**Task brief:** This exercise calls for copying every line below that holds the word "PROD".

**Excerpted records:**
※
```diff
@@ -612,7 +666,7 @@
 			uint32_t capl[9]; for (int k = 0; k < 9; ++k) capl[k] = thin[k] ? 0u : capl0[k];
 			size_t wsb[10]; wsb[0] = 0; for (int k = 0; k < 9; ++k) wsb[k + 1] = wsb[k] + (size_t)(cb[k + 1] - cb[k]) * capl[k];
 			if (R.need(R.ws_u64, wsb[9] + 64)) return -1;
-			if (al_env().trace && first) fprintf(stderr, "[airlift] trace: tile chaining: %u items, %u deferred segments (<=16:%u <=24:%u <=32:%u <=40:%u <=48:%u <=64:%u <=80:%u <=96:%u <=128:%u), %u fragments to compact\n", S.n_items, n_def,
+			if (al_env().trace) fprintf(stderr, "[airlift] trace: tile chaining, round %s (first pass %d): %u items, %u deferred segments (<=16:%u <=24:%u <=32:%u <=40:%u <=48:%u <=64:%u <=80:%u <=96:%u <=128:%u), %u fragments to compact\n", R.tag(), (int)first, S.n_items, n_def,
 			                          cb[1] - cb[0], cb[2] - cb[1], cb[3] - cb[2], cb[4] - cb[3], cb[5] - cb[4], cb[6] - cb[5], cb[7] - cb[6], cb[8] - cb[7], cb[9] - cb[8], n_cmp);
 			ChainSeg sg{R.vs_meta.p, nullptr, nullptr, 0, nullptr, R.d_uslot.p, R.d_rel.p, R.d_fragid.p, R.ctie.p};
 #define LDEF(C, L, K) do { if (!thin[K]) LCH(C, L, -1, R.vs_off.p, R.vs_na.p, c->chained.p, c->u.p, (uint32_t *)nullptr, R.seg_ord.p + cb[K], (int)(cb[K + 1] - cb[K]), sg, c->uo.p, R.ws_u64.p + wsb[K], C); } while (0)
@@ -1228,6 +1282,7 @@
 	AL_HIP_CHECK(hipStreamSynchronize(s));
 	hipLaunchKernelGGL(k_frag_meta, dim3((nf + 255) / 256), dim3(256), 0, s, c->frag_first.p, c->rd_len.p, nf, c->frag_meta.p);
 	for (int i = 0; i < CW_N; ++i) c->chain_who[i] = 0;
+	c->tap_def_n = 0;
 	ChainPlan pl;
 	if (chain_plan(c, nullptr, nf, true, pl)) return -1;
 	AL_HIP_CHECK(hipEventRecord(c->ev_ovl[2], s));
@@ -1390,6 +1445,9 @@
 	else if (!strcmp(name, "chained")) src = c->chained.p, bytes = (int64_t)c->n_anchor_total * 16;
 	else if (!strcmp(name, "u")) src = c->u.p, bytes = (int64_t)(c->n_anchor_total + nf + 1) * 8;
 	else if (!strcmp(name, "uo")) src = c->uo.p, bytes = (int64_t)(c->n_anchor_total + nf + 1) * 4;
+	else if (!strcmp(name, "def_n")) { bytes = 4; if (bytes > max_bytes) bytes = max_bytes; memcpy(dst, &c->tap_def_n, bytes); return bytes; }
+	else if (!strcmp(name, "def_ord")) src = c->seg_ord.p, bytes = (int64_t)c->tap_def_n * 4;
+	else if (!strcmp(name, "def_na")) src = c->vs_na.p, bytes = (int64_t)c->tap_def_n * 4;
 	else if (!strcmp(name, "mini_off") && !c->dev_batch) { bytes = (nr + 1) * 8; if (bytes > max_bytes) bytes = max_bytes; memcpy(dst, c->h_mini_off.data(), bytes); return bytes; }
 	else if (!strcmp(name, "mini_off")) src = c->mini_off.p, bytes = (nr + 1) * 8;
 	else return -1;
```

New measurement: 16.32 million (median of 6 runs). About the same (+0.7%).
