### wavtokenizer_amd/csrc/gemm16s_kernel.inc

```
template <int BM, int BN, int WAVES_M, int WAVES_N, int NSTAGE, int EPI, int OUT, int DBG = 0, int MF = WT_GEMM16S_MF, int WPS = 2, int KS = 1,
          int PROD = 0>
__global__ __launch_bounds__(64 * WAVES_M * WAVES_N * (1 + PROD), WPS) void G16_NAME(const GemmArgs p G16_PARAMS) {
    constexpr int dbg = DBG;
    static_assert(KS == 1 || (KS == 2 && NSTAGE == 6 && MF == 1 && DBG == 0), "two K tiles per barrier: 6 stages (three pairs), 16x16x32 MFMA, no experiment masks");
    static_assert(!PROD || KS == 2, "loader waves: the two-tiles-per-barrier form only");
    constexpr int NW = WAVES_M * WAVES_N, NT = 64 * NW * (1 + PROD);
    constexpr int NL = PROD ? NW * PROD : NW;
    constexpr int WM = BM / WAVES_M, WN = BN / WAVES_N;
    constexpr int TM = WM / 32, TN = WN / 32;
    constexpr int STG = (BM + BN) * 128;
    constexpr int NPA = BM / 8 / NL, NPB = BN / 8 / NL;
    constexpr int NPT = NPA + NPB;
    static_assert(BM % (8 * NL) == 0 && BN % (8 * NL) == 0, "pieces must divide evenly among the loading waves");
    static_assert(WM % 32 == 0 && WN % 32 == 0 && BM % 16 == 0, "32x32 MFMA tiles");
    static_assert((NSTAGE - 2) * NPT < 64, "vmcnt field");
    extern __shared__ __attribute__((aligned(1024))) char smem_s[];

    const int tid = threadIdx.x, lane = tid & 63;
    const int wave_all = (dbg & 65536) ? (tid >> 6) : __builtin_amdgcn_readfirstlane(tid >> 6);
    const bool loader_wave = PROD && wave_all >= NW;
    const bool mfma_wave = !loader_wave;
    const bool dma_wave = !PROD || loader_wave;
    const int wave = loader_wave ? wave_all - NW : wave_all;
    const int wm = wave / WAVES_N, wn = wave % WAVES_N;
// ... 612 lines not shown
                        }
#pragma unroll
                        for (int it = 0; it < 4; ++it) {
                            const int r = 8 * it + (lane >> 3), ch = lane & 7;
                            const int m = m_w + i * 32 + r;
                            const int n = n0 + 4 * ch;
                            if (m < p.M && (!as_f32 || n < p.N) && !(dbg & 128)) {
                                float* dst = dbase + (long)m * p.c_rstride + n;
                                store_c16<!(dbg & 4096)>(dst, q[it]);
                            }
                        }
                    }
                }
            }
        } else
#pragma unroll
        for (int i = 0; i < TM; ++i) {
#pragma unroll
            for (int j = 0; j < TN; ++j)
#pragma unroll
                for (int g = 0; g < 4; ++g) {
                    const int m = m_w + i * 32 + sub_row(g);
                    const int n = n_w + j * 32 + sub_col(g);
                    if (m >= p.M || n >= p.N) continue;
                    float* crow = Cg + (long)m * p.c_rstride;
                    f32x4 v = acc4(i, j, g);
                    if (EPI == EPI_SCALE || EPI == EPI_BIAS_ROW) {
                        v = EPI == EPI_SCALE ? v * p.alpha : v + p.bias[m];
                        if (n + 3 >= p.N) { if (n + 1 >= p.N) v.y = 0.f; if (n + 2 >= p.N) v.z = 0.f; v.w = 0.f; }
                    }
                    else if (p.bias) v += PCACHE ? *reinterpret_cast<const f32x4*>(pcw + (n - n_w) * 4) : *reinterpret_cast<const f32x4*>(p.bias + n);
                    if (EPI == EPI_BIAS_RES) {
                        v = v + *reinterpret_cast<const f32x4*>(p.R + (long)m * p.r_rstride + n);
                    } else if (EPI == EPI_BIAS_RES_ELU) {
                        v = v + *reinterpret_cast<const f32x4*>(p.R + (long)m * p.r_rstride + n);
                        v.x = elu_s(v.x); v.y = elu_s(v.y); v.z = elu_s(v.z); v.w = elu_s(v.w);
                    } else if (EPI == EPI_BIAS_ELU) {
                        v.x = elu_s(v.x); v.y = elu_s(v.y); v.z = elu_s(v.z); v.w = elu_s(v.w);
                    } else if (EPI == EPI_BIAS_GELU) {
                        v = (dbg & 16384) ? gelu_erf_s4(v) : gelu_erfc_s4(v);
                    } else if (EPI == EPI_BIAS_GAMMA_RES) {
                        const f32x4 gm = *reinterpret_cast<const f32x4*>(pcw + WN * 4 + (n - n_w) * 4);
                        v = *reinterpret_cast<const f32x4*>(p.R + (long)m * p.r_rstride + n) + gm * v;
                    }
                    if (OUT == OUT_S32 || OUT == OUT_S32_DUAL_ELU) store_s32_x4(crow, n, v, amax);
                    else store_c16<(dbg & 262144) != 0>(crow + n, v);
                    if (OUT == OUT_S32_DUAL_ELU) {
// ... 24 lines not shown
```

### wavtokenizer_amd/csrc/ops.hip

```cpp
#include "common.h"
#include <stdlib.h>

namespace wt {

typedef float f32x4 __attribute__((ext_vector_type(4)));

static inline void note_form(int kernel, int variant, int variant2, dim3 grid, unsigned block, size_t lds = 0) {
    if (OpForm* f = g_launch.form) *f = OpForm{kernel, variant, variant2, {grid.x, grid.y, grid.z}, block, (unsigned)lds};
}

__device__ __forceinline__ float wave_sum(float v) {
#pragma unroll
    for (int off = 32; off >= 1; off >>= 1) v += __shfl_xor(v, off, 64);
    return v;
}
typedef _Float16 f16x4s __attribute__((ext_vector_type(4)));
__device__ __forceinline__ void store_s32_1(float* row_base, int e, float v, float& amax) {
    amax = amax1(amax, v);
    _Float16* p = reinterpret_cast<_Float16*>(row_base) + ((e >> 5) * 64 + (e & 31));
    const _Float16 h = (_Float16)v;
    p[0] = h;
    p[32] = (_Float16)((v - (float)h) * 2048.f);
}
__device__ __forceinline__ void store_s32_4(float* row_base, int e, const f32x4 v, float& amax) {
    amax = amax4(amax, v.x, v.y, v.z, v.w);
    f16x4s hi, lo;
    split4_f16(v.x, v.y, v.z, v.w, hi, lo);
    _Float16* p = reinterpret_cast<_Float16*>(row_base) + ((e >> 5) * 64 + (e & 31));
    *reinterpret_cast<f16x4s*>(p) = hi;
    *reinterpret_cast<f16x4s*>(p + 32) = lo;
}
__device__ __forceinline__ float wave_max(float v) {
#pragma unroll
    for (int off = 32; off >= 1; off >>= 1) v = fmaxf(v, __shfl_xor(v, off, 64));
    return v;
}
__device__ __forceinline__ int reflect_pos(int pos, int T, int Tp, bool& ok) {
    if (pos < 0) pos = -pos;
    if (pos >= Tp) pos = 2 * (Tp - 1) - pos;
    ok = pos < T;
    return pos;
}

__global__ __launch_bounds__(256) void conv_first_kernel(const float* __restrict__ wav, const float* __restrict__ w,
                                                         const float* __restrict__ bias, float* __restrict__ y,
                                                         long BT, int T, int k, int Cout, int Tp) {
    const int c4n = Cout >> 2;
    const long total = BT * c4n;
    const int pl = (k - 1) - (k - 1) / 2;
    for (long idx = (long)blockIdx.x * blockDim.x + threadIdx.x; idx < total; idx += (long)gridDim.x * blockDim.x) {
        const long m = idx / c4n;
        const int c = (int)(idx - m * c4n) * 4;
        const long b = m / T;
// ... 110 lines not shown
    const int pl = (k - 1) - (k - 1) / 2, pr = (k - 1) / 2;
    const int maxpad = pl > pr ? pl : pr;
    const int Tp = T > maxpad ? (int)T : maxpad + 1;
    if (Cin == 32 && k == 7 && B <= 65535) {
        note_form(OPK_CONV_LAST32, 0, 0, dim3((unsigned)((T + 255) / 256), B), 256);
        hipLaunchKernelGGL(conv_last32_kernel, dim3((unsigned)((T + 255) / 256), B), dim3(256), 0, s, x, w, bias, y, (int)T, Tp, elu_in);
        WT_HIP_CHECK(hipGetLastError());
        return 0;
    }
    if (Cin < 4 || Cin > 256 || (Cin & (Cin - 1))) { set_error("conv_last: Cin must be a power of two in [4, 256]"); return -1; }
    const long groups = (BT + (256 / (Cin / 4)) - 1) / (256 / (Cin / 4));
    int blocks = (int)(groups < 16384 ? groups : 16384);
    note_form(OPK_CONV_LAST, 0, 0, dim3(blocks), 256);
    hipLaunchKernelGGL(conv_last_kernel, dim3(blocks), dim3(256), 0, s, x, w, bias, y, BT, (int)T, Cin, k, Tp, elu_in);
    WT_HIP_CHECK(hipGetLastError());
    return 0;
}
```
※
**Task result:**
          int PROD = 0>
__global__ __launch_bounds__(64 * WAVES_M * WAVES_N * (1 + PROD), WPS) void G16_NAME(const GemmArgs p G16_PARAMS) {
    static_assert(!PROD || KS == 2, "loader waves: the two-tiles-per-barrier form only");
    constexpr int NW = WAVES_M * WAVES_N, NT = 64 * NW * (1 + PROD);
    constexpr int NL = PROD ? NW * PROD : NW;
    const bool loader_wave = PROD && wave_all >= NW;
    const bool dma_wave = !PROD || loader_wave;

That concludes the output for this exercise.